**Work to be completed**: Please print the entries below exactly, from the line with "def pk_conv1d(w: torch.Tensor, lo: bool" through the line with "return pk_f16(p.reshape(co, -1), lo)", including both of those lines and leaving out all others.

══ Stored data ══

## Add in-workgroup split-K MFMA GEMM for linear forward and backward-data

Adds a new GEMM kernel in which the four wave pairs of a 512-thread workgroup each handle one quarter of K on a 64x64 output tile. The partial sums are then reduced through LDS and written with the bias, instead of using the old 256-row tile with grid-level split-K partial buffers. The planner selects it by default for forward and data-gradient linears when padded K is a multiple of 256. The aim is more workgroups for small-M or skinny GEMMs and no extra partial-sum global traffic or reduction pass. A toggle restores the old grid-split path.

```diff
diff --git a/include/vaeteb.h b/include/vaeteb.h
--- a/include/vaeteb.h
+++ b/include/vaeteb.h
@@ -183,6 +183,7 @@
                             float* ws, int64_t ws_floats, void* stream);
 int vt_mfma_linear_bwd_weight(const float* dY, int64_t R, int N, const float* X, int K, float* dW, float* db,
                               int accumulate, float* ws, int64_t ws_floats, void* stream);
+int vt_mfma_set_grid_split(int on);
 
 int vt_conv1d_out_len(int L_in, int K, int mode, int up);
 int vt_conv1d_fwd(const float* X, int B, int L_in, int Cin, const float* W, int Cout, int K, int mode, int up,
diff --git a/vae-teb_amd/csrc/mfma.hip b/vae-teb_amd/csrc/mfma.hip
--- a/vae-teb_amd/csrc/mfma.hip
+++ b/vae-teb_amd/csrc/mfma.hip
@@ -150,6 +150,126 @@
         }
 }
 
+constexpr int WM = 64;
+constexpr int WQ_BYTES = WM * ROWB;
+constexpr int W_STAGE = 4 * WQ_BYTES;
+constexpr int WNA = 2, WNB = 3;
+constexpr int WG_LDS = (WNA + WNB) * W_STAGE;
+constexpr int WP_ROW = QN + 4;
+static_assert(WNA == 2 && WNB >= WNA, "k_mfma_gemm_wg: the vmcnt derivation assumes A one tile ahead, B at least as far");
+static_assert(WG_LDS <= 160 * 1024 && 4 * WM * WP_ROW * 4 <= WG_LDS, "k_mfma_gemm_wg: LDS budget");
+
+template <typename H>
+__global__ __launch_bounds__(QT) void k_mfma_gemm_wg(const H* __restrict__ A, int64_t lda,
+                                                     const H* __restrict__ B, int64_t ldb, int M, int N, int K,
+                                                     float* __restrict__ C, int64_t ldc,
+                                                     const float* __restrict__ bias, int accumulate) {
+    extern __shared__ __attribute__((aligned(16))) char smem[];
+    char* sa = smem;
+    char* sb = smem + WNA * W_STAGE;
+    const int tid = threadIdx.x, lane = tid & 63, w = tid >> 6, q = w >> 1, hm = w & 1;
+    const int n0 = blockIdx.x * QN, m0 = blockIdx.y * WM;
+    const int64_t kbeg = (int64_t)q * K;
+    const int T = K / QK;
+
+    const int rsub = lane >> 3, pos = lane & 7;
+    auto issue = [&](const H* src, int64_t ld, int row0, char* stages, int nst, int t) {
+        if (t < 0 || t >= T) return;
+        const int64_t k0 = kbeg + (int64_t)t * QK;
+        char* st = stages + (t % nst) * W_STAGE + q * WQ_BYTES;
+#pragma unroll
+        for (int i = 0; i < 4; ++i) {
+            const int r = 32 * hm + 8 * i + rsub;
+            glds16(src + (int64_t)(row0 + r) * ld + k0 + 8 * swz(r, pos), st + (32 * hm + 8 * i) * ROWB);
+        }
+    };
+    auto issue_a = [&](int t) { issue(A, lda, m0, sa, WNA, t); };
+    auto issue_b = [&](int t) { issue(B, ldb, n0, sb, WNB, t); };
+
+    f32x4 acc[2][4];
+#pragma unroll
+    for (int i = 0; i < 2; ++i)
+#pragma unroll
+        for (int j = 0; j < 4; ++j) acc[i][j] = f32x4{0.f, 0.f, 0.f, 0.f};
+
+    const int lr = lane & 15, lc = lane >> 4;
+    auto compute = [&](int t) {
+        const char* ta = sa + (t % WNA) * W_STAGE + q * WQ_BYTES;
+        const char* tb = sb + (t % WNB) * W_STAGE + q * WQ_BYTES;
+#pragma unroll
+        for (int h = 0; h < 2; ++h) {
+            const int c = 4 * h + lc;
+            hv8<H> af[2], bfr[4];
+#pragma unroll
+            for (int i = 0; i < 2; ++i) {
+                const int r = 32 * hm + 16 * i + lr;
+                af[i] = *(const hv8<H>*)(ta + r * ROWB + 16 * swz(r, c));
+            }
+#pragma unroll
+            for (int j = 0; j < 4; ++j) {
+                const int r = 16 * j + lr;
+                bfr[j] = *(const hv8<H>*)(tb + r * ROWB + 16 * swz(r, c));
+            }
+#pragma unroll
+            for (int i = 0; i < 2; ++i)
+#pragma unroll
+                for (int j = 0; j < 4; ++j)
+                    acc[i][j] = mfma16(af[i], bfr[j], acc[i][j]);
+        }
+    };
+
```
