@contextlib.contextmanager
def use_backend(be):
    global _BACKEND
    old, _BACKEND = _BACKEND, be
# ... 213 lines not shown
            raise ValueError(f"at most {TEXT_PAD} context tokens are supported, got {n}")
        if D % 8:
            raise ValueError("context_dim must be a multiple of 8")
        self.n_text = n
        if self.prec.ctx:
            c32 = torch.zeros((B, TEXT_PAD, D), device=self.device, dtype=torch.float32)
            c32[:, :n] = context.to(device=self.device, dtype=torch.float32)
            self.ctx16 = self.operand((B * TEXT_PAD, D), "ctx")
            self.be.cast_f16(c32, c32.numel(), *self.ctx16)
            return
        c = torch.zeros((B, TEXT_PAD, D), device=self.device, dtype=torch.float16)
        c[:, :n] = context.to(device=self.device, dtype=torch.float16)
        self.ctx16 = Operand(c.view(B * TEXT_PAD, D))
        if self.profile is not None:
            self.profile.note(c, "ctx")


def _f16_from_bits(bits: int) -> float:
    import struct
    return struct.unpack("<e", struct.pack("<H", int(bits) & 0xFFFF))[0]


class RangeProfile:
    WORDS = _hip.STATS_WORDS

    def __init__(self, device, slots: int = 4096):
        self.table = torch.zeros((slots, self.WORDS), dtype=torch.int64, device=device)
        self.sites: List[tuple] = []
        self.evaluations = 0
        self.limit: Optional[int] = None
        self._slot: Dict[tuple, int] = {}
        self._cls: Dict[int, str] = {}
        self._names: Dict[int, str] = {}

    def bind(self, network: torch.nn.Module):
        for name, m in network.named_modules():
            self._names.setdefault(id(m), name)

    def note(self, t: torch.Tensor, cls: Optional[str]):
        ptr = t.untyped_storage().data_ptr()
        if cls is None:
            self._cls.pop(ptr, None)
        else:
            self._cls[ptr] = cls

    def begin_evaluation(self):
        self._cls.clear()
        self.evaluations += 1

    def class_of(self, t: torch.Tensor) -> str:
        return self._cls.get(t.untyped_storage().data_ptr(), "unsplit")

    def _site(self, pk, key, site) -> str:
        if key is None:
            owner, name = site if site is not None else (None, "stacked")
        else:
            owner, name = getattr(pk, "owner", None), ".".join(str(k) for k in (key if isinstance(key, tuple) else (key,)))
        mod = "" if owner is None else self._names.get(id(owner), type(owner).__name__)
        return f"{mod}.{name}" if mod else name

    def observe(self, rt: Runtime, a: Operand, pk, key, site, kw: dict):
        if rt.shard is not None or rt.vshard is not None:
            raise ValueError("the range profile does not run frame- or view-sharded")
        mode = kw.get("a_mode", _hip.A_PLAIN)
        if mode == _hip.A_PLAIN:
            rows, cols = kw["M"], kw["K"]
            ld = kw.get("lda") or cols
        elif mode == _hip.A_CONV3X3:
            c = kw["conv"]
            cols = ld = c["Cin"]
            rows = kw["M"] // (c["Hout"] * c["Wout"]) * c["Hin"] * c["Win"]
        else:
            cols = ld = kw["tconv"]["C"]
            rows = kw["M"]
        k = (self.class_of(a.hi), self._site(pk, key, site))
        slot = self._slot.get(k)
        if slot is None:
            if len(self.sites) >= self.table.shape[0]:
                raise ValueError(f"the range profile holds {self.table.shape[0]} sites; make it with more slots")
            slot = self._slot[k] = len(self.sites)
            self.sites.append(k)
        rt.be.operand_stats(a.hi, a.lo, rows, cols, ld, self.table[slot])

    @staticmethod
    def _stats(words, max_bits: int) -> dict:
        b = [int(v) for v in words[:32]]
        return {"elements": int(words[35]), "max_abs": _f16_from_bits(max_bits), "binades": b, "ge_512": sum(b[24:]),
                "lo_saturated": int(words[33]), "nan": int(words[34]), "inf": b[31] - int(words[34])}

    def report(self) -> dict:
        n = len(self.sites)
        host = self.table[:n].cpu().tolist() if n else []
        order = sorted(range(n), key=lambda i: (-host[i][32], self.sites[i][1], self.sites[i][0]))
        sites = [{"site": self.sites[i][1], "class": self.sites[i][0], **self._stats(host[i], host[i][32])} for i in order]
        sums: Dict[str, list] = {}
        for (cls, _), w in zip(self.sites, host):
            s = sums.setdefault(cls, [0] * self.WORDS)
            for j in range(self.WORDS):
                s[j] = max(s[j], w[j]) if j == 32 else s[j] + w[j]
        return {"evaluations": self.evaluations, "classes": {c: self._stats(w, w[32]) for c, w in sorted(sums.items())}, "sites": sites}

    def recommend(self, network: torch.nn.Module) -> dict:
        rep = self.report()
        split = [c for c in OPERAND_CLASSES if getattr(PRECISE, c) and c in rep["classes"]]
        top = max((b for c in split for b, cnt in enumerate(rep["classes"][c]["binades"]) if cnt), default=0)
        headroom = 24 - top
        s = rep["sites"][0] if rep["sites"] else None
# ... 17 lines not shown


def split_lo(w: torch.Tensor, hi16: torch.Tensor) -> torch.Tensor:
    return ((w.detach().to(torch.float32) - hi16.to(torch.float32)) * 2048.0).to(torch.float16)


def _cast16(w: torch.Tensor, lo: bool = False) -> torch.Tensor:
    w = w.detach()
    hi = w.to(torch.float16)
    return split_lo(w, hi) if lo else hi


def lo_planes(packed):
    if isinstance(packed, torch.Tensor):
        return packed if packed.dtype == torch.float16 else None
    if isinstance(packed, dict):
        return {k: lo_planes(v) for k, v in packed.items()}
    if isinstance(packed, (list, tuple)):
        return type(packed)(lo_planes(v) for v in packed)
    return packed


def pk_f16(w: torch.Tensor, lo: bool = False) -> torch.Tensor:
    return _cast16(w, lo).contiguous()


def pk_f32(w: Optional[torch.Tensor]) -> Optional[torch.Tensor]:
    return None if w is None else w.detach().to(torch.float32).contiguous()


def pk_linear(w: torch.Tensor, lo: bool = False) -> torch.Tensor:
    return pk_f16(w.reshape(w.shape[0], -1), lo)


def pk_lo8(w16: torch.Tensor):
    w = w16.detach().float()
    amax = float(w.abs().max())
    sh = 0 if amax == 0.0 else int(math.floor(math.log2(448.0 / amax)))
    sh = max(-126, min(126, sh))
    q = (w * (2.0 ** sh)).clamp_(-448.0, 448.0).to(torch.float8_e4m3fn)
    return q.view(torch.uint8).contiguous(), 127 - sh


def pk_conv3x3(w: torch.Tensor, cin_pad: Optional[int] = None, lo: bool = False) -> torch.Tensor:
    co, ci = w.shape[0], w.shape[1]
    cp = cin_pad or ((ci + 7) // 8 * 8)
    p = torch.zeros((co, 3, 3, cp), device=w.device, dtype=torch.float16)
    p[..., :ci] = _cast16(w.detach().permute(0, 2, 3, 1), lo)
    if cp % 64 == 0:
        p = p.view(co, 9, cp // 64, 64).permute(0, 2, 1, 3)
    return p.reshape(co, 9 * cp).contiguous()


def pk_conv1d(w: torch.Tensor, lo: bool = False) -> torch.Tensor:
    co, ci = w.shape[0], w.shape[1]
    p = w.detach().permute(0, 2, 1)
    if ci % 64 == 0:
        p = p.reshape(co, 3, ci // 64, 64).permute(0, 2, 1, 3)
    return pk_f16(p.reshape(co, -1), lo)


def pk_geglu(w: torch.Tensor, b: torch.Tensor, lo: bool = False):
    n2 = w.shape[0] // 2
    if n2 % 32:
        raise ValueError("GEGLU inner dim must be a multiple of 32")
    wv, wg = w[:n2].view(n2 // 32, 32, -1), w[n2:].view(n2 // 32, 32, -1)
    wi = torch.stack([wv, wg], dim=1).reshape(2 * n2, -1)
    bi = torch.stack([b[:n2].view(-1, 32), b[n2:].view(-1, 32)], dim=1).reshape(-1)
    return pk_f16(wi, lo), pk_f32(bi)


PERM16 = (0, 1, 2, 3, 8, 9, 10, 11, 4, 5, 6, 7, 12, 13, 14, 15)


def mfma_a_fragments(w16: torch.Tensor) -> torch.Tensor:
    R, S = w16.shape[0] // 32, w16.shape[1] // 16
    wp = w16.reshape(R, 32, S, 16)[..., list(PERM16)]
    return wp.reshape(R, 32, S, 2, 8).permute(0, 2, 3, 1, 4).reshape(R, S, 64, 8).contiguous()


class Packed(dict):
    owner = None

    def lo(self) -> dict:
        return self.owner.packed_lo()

═══

**Answer area**:
def pk_conv1d(w: torch.Tensor, lo: bool = False) -> torch.Tensor:
    co, ci = w.shape[0], w.shape[1]
    p = w.detach().permute(0, 2, 1)
    if ci % 64 == 0:
        p = p.reshape(co, 3, ci // 64, 64).permute(0, 2, 1, 3)
    return pk_f16(p.reshape(co, -1), lo)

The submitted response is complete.